*WHAT THE TASK REQUIRES*
Scan the records below for the line containing "return tri_t(ld4(S.tri +" and the line containing "const RayD q = to_d(r);". Copy both, plus every line between, exactly.

*DATASET ENTRIES*

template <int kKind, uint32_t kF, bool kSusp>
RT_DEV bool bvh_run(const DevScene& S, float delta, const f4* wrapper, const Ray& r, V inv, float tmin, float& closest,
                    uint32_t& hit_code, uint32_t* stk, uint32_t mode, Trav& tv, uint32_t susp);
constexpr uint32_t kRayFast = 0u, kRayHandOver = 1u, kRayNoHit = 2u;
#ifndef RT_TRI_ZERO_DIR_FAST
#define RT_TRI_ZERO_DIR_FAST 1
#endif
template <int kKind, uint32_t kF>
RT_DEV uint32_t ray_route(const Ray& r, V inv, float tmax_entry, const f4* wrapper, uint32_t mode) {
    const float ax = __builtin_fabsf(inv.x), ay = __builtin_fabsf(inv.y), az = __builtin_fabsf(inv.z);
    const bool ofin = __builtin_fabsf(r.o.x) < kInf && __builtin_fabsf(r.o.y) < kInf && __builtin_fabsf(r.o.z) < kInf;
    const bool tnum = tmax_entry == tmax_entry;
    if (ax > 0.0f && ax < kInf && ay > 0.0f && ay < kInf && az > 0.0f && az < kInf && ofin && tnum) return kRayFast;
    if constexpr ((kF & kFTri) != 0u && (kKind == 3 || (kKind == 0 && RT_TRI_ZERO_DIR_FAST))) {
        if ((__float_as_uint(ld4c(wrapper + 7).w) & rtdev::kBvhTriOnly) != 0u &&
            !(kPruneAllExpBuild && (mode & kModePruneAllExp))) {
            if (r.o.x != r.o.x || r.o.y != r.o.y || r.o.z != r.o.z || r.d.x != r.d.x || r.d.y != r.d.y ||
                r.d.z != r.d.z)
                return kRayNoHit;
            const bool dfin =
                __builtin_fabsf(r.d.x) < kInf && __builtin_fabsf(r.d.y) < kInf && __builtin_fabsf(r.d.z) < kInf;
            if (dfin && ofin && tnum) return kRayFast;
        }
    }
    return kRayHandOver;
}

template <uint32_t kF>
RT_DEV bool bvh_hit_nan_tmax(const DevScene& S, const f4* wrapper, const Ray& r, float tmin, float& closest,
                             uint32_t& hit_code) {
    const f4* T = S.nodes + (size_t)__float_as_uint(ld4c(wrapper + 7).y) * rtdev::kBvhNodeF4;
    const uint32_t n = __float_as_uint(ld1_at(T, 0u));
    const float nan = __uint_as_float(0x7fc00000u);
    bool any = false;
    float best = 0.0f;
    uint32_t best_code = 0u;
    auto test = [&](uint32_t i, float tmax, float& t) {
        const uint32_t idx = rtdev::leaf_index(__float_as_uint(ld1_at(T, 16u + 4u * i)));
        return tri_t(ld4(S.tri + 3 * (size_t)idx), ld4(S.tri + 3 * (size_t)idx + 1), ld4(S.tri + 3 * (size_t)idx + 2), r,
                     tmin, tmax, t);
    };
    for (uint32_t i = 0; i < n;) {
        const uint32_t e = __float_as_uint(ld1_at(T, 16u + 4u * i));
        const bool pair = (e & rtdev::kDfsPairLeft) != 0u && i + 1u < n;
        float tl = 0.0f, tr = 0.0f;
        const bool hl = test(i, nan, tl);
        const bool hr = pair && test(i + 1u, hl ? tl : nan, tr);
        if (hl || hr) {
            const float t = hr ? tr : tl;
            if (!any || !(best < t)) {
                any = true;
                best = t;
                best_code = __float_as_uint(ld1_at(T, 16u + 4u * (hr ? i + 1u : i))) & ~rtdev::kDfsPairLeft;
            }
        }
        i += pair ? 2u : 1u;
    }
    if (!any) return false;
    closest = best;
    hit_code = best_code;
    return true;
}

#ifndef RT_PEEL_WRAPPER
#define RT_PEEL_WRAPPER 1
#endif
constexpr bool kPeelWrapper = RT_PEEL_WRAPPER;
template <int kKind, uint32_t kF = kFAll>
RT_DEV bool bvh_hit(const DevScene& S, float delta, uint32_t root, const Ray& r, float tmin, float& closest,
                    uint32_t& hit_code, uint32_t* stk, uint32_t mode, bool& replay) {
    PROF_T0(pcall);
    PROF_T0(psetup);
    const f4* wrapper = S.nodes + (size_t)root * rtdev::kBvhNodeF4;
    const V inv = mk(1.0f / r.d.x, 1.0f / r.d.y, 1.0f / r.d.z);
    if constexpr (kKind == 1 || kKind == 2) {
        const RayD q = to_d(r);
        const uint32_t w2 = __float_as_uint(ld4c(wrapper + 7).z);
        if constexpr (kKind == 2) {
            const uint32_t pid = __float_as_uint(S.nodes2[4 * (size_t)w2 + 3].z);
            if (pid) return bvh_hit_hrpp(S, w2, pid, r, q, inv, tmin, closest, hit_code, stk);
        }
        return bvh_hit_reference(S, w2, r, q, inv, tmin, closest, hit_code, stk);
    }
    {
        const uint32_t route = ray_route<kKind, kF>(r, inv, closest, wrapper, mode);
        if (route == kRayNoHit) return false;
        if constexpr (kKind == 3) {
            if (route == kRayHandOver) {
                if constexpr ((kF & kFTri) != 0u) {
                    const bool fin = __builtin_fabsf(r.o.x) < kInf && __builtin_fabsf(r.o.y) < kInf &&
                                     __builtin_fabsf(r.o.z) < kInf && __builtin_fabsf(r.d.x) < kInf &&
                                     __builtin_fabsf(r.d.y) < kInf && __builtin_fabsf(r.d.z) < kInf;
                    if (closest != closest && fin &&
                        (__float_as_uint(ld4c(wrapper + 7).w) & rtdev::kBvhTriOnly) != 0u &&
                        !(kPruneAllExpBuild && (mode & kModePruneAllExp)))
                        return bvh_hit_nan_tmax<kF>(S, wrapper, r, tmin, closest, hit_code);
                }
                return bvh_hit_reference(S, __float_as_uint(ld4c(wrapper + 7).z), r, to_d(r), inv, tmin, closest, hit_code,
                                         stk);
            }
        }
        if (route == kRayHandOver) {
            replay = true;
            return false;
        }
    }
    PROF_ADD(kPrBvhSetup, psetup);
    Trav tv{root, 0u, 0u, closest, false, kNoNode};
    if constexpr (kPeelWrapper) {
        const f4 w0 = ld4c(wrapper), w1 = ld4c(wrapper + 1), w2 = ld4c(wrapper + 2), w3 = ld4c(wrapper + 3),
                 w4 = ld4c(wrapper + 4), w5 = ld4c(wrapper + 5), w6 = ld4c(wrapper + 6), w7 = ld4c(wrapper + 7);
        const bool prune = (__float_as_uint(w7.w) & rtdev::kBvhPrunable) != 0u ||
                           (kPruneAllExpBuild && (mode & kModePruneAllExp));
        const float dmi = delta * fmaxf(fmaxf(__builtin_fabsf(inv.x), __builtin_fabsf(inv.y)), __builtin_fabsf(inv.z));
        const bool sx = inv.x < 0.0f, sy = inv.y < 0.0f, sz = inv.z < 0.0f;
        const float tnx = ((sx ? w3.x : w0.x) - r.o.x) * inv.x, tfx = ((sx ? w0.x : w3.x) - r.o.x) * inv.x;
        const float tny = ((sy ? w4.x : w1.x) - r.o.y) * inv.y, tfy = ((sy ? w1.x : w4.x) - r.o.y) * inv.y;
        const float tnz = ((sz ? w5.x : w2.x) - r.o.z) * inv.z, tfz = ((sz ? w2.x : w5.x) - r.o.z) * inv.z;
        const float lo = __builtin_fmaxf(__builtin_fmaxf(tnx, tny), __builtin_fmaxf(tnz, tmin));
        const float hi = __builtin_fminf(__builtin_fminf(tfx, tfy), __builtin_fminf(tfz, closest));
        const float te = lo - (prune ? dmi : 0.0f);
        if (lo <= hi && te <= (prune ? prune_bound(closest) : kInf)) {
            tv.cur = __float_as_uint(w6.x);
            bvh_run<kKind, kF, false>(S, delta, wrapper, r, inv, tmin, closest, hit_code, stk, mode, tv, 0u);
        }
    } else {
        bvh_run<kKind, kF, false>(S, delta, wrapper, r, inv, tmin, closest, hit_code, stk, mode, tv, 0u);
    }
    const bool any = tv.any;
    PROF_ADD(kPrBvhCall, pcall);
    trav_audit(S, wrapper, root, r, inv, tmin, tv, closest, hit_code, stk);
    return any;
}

*TASK SOLUTION*
        return tri_t(ld4(S.tri + 3 * (size_t)idx), ld4(S.tri + 3 * (size_t)idx + 1), ld4(S.tri + 3 * (size_t)idx + 2), r,
                     tmin, tmax, t);
    };
    for (uint32_t i = 0; i < n;) {
        const uint32_t e = __float_as_uint(ld1_at(T, 16u + 4u * i));
        const bool pair = (e & rtdev::kDfsPairLeft) != 0u && i + 1u < n;
        float tl = 0.0f, tr = 0.0f;
        const bool hl = test(i, nan, tl);
        const bool hr = pair && test(i + 1u, hl ? tl : nan, tr);
        if (hl || hr) {
            const float t = hr ? tr : tl;
            if (!any || !(best < t)) {
                any = true;
                best = t;
                best_code = __float_as_uint(ld1_at(T, 16u + 4u * (hr ? i + 1u : i))) & ~rtdev::kDfsPairLeft;
            }
        }
        i += pair ? 2u : 1u;
    }
    if (!any) return false;
    closest = best;
    hit_code = best_code;
    return true;
}

#ifndef RT_PEEL_WRAPPER
#define RT_PEEL_WRAPPER 1
#endif
constexpr bool kPeelWrapper = RT_PEEL_WRAPPER;
template <int kKind, uint32_t kF = kFAll>
RT_DEV bool bvh_hit(const DevScene& S, float delta, uint32_t root, const Ray& r, float tmin, float& closest,
                    uint32_t& hit_code, uint32_t* stk, uint32_t mode, bool& replay) {
    PROF_T0(pcall);
    PROF_T0(psetup);
    const f4* wrapper = S.nodes + (size_t)root * rtdev::kBvhNodeF4;
    const V inv = mk(1.0f / r.d.x, 1.0f / r.d.y, 1.0f / r.d.z);
    if constexpr (kKind == 1 || kKind == 2) {
        const RayD q = to_d(r);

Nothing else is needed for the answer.